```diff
+#pragma unroll 1
+    for (int half = 0; half < halves; ++half) {
+        float s[64];
+        const uint64_t a = wgmma_desc_sw128(smem_u32(sQ + half * 8192));
         wgmma_fence();
 #pragma unroll
-        for (int k = 0; k < DH / 16; ++k) wgmma_m64n128_f16(s0, a0 + 2 * k, bd + 2 * k, k != 0);
-#pragma unroll
-        for (int k = 0; k < DH / 16; ++k) wgmma_m64n128_f16(s1, a1 + 2 * k, bd + 2 * k, k != 0);
+        for (int k = 0; k < DH / 16; ++k) wgmma_m64n128_f16(s, a + 2 * k, bk + 2 * k, k != 0);
         wgmma_commit();
         wgmma_wait<0>();
-        __syncthreads();
-        wgmma_store_acc(s0, sS, ATT_S_LD);
-        wgmma_store_acc(s1, sS + 64 * ATT_S_LD, ATT_S_LD);
-    }
-    __syncthreads();
-
-    const int qrow = warp * 32 + lane;
-    const float *srow = sS + qrow * ATT_S_LD;
-    uint32_t kmask[4];
-    att_key_bits(mask, row0, S, 0, qrow, window, lane, kmask);
-    const float scale_log2 = rsqrtf(static_cast<float>(Score::SCALE_TERMS * DH)) * 1.44269504088896340736f;
-    const float sl2 = Score::EX2_ROWS ? 1.f : scale_log2;
-    float mx = -CUDART_INF_F;
-#pragma unroll 1
-    for (int c = 0; c < 128; c += 32) {
-        float r[32];
-        acc_row_ld32(srow + c, r);
-        score.row(r, cta, c, scale_log2);
-        const uint32_t km = c == 0 ? kmask[0] : c == 32 ? kmask[1] : c == 64 ? kmask[2] : kmask[3];
-#pragma unroll
-        for (int j = 0; j < 32; ++j)
-            if ((km >> j) & 1u) mx = fmaxf(mx, r[j]);
-    }
-    float sum = 0.f;
-    uint32_t pk[64];
-#pragma unroll
-    for (int ci = 0; ci < 4; ++ci) {
-        float r[32];
-        acc_row_ld32(srow + 32 * ci, r);
-        score.row(r, cta, 32 * ci, scale_log2);
-        att_exp_pack(r, kmask[ci], sl2, mx * sl2, sum, pk + 16 * ci);
-    }
-    __syncthreads();
-    const uint32_t sp_base = smem_u32(sP);
-#pragma unroll
-    for (int ci = 0; ci < 4; ++ci) att_store_p(sp_base, qrow, 32 * ci, pk + 16 * ci);
-    fence_proxy_async_smem();
-    __syncthreads();
-
-    float o[2][DH / 2];
-    att_pv<DH>(sP, sVt, o, false);
-    __syncthreads();
-    wgmma_store_acc(o[0], sS, ATT_S_LD);
-    wgmma_store_acc(o[1], sS + 64 * ATT_S_LD, ATT_S_LD);
-    __syncthreads();
-    const float inv = (sum > 0.f) ? 1.f / sum : 0.f;
-    if (qrow < S) att_write_row<DH>(srow, inv, ctx + (row0 + qrow) * H + h * DH);
+
+        const int qa = 64 * half + 16 * warp + (lane >> 2);
+        score.frag(s, cta, qa, scale_log2);
+        uint32_t km[2][4];
+#pragma unroll
+        for (int i = 0; i < 4; ++i) {
+            km[0][i] = (kw[i] & band_bits(qa, 32 * i, window)) >> c0;
+            km[1][i] = (kw[i] & band_bits(qa + 8, 32 * i, window)) >> c0;
+        }
+        float mx[2] = {-CUDART_INF_F, -CUDART_INF_F};
+#pragma unroll
+        for (int j = 0; j < 16; ++j)
+#pragma unroll
+            for (int e = 0; e < 4; ++e)
+                if ((km[e >> 1][j >> 2] >> (8 * (j & 3) + (e & 1))) & 1u) mx[e >> 1] = fmaxf(mx[e >> 1], s[4 * j + e]);
+        float sum[2] = {0.f, 0.f};
+        uint32_t p[32];
+#pragma unroll
+        for (int r = 0; r < 2; ++r) {
+            mx[r] = fmaxf(mx[r], __shfl_xor_sync(0xffffffffu, mx[r], 1));
+            mx[r] = fmaxf(mx[r], __shfl_xor_sync(0xffffffffu, mx[r], 2));
+            const float mxs = mx[r] * sl2;
+            float pair[16];
+#pragma unroll
+            for (int j = 0; j < 16; ++j) {
+                const uint32_t w = km[r][j >> 2] >> (8 * (j & 3));
+                const float e0 = (w & 1u) ? ex2_approx(fmaf(s[4 * j + 2 * r], sl2, -mxs)) : 0.f;
+                const float e1 = (w & 2u) ? ex2_approx(fmaf(s[4 * j + 2 * r + 1], sl2, -mxs)) : 0.f;
+                pair[j] = e0 + e1;
+                __half2 hh = __floats2half2_rn(e0, e1);
+                p[2 * j + r] = *reinterpret_cast<uint32_t *>(&hh);
+            }
+#pragma unroll
+            for (int j = 0; j < 16; ++j)
+#pragma unroll
+                for (int l = 0; l < 4; ++l) sum[r] += __shfl_sync(0xffffffffu, pair[j], l, 4);
+        }
+
+        float o[DH / 2];
+        wgmma_fence();
+#pragma unroll
+        for (int k = 0; k < 8; ++k) {
+            const uint64_t bd = wgmma_desc_sw128(smem_u32(sVt + (k >> 2) * 8192)) + 2 * (k & 3);
+            if constexpr (DH == 64) wgmma_m64n64_f16_ra(o, p + 4 * k, bd, k != 0);
+            else wgmma_m64n32_f16_ra(o, p + 4 * k, bd, k != 0);
+        }
+        wgmma_commit();
+        wgmma_wait<0>();
+
+        const float inv[2] = {sum[0] > 0.f ? 1.f / sum[0] : 0.f, sum[1] > 0.f ? 1.f / sum[1] : 0.f};
+        const uint32_t stage = smem_u32(sQ + half * 8192 + warp * 2048);
+        const int ra = lane >> 2;
+#pragma unroll
+        for (int j = 0; j < DH / 8; ++j) {
+#pragma unroll
+            for (int r = 0; r < 2; ++r) {
+                __half2 hh = __floats2half2_rn(o[4 * j + 2 * r] * inv[r], o[4 * j + 2 * r + 1] * inv[r]);
+                asm volatile("st.shared.b32 [%0], %1;" ::"r"(stage + (ra + 8 * r) * 128 + ((j ^ ra) << 4) + 2 * c0),
+                             "r"(*reinterpret_cast<uint32_t *>(&hh))
+                             : "memory");
+            }
+        }
+        __syncwarp();
+        constexpr int CPR = DH / 8;
+#pragma unroll
+        for (int i = 0; i < 16 * CPR / 32; ++i) {
+            const int idx = 32 * i + lane, rr = idx / CPR, c = idx % CPR;
+            const int q = 64 * half + 16 * warp + rr;
+            if (q < S && (!cls_rows || q == 0)) {
+                uint4 v;
+                asm volatile("ld.shared.v4.b32 {%0, %1, %2, %3}, [%4];"
+                             : "=r"(v.x), "=r"(v.y), "=r"(v.z), "=r"(v.w)
+                             : "r"(stage + rr * 128 + ((c ^ (rr & 7)) << 4))
+                             : "memory");
+                *reinterpret_cast<uint4 *>(ctx + (row0 + q) * H + h * DH + 8 * c) = v;
+            }
+        }
+    }
 }
 
 constexpr int ATTS_STAGE_BYTES = 16 * 1024;
@@ -1063,6 +1111,7 @@
     __half *xh_cls = nullptr, *ctx_cls = nullptr, *ffn_cls = nullptr;
     CUtensorMap m_xh_cls, m_ctx_cls, m_ffn_cls;
     CUtensorMap m_xh, m_ctx, m_ffn, m_qk_att, m_vt_att;
+    CUtensorMap m_qk_att64;
     int vt_B = -1, vt_S = -1;
     CUtensorMap p_w1_last;
     float2 *stats_a = nullptr, *stats_b = nullptr, *stats_id = nullptr, *parts = nullptr;
@@ -1109,8 +1158,9 @@
             AC_CUDA(cudaFuncSetAttribute(v.kernel, cudaFuncAttributeMaxDynamicSharedMemorySize, v.smem));
         if (dev >= 0 && dev < 64) att_attr[dev] = true;
     }
+    const bool streamed = e->pos_g || S > 128;
     const int q_blocks = cls_rows ? 1 : (S + 127) / 128;
-    const int nq = std::min(S, 128 * q_blocks);
+    const int nq = std::min(S, cls_rows && !streamed ? 64 : 128 * q_blocks);
     double keys = 0.0;
     if (window > 0) {
         for (int q = 0; q < nq; ++q) keys += std::min(S - 1, q + window) - std::max(0, q - window) + 1;
@@ -1118,7 +1168,6 @@
         keys = static_cast<double>(nq) * S;
     }
     const int slot = prof_begin(PROF_ATTENTION, 4.0 * B * c.heads * keys * dh, 0.0, s);
-    const bool streamed = e->pos_g || S > 128;
     ScorePlain plain;
     ScoreRelBias bias;
     ScoreDisent disent;
@@ -1135,7 +1184,9 @@
         id = streamed ? ATTS_RELBIAS : ATT_RELBIAS;
     }
     const AttVariant &v = att_variants[id];
-    void *args[] = {&e->m_qk_att, &e->m_vt_att, &mask, &B, &S, &heads, &H, &window, &e->ctx, score};
+    int cls = cls_rows ? 1 : 0;
+    void *args[] = {streamed ? &e->m_qk_att : &e->m_qk_att64, &e->m_vt_att, &mask, &B, &S, &heads, &H, &window, &e->ctx,
+                    score, &cls};
     cudaLaunchKernel(v.kernel, dim3(B * heads, streamed ? q_blocks : 1), dim3(ATT_THREADS), args, v.smem, s);
     prof_end(slot, s);
     AC_LAUNCH_CHECK();
@@ -1370,6 +1421,7 @@
     TRY(make_tmap_2d(&e->m_ctx, e->ctx, 2, T, H, static_cast<uint64_t>(H) * 2, GEMM_BLOCK_M, 64));
     TRY(make_tmap_2d(&e->m_ffn, e->ffn, 2, T, I, static_cast<uint64_t>(I) * 2, GEMM_BLOCK_M, 64));
     TRY(make_tmap_2d(&e->m_qk_att, e->qk, 2, T, 2 * H, static_cast<uint64_t>(2 * H) * 2, 128, 64));
+    TRY(make_tmap_2d(&e->m_qk_att64, e->qk, 2, T, 2 * H, static_cast<uint64_t>(2 * H) * 2, 64, 64));
     TRY(make_tmap_2d(&e->m_xh_cls, e->xh_cls, 2, e->Bc, H, static_cast<uint64_t>(H) * 2, GEMM_BLOCK_M, 64));
     TRY(make_tmap_2d(&e->m_ctx_cls, e->ctx_cls, 2, e->Bc, H, static_cast<uint64_t>(H) * 2, GEMM_BLOCK_M, 64));
     TRY(make_tmap_2d(&e->m_ffn_cls, e->ffn_cls, 2, e->Bc, I, static_cast<uint64_t>(I) * 2, GEMM_BLOCK_M, 64));
```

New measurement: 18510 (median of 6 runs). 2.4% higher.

════════════════════

▶ **Task brief**:
Looking at the entries above, say how many lines hold the word "fmaf". Offer no other text.

▶ **Answer to the problem**:
2